◆ Aim of the task ◆
Search the records for the word "counts" and copy every line in which it occurs.
#### Input for this task ####
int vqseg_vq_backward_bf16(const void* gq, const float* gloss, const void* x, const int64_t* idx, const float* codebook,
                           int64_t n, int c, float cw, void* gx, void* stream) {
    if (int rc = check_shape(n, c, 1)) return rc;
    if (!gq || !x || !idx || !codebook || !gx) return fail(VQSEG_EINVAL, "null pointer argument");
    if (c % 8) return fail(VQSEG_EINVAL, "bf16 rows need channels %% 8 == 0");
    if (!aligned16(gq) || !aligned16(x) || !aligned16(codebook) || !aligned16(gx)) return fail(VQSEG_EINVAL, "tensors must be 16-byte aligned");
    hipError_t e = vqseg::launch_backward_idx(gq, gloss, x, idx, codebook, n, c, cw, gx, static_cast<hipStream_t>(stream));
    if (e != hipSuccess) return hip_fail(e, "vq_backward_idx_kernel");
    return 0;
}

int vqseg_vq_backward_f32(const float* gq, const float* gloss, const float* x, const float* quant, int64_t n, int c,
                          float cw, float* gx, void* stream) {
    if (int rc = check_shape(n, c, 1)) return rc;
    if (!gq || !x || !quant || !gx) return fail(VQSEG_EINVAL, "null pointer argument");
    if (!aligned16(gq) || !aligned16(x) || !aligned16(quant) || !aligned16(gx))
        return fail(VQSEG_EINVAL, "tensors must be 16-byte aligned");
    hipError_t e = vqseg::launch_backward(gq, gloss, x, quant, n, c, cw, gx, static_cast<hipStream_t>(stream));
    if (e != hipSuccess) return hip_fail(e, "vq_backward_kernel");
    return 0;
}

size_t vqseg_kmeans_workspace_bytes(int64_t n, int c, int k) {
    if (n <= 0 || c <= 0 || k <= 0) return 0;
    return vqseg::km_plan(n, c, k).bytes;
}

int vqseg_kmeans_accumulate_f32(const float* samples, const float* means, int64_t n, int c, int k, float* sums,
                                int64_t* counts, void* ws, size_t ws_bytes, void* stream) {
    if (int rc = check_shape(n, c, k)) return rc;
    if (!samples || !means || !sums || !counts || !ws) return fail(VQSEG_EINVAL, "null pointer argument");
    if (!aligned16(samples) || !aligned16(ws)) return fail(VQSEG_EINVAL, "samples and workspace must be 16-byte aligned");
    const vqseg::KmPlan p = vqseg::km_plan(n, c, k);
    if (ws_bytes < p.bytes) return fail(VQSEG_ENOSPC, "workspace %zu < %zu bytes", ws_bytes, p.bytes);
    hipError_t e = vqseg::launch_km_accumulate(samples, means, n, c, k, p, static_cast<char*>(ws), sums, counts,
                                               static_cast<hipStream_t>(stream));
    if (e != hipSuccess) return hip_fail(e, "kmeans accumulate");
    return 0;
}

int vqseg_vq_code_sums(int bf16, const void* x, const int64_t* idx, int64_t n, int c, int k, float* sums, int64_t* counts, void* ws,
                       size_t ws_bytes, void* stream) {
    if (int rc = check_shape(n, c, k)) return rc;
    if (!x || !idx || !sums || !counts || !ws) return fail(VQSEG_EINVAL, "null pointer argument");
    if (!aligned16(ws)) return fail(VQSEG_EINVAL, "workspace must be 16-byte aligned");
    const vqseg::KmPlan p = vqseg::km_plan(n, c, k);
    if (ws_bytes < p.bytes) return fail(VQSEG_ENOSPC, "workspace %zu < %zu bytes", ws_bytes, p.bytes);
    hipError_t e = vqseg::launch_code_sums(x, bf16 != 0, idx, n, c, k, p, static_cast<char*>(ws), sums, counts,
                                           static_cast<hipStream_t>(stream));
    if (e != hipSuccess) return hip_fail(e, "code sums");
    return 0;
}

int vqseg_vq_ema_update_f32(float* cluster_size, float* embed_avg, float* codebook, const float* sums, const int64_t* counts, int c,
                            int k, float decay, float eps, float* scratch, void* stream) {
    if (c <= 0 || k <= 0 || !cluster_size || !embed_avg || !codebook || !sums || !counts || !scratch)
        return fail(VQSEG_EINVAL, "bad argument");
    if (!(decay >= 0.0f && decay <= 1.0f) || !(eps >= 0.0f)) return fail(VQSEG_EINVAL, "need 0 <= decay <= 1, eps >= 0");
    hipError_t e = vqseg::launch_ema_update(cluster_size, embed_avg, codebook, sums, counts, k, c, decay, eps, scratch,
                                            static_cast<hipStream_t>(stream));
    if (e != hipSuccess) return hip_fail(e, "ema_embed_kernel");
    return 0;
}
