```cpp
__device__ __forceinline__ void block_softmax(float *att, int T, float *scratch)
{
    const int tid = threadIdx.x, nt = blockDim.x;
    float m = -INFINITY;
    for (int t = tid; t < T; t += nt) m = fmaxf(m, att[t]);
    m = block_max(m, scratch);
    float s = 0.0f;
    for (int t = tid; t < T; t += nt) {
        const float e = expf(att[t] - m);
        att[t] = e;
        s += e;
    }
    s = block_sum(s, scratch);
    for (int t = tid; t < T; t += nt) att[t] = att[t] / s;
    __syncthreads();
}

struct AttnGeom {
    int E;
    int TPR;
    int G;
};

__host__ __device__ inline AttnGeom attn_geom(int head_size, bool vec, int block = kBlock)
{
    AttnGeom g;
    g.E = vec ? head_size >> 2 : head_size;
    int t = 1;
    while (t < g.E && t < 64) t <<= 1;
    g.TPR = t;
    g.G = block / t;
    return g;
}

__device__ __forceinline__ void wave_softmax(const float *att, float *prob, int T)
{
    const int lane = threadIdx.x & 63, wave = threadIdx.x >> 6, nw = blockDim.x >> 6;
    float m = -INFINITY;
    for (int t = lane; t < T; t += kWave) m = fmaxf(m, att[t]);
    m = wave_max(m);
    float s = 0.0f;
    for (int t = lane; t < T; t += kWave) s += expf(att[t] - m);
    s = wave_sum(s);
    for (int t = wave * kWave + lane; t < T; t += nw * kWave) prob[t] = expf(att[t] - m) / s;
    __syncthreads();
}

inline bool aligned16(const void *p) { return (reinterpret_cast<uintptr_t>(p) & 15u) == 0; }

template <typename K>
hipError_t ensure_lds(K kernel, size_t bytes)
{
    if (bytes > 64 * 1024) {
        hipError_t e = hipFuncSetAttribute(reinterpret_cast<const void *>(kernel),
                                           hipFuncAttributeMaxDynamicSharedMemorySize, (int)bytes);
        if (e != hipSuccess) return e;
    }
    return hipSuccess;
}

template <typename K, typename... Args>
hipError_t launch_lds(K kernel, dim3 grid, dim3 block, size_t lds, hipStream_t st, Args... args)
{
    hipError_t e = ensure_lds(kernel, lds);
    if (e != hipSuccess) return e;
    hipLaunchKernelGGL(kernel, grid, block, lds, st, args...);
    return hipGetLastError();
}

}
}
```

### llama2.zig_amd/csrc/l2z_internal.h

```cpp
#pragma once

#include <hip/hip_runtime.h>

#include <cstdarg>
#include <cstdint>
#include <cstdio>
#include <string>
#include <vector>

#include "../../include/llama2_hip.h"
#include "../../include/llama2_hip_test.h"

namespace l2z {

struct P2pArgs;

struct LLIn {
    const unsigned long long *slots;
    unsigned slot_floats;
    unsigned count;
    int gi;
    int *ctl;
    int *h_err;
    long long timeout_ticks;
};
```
####
◆ Exercise response ◆
                                int64_t* counts, void* ws, size_t ws_bytes, void* stream) {
    if (!samples || !means || !sums || !counts || !ws) return fail(VQSEG_EINVAL, "null pointer argument");
    hipError_t e = vqseg::launch_km_accumulate(samples, means, n, c, k, p, static_cast<char*>(ws), sums, counts,
int vqseg_vq_code_sums(int bf16, const void* x, const int64_t* idx, int64_t n, int c, int k, float* sums, int64_t* counts, void* ws,
    if (!x || !idx || !sums || !counts || !ws) return fail(VQSEG_EINVAL, "null pointer argument");
    hipError_t e = vqseg::launch_code_sums(x, bf16 != 0, idx, n, c, k, p, static_cast<char*>(ws), sums, counts,
int vqseg_vq_ema_update_f32(float* cluster_size, float* embed_avg, float* codebook, const float* sums, const int64_t* counts, int c,
    if (c <= 0 || k <= 0 || !cluster_size || !embed_avg || !codebook || !sums || !counts || !scratch)
    hipError_t e = vqseg::launch_ema_update(cluster_size, embed_avg, codebook, sums, counts, k, c, decay, eps, scratch,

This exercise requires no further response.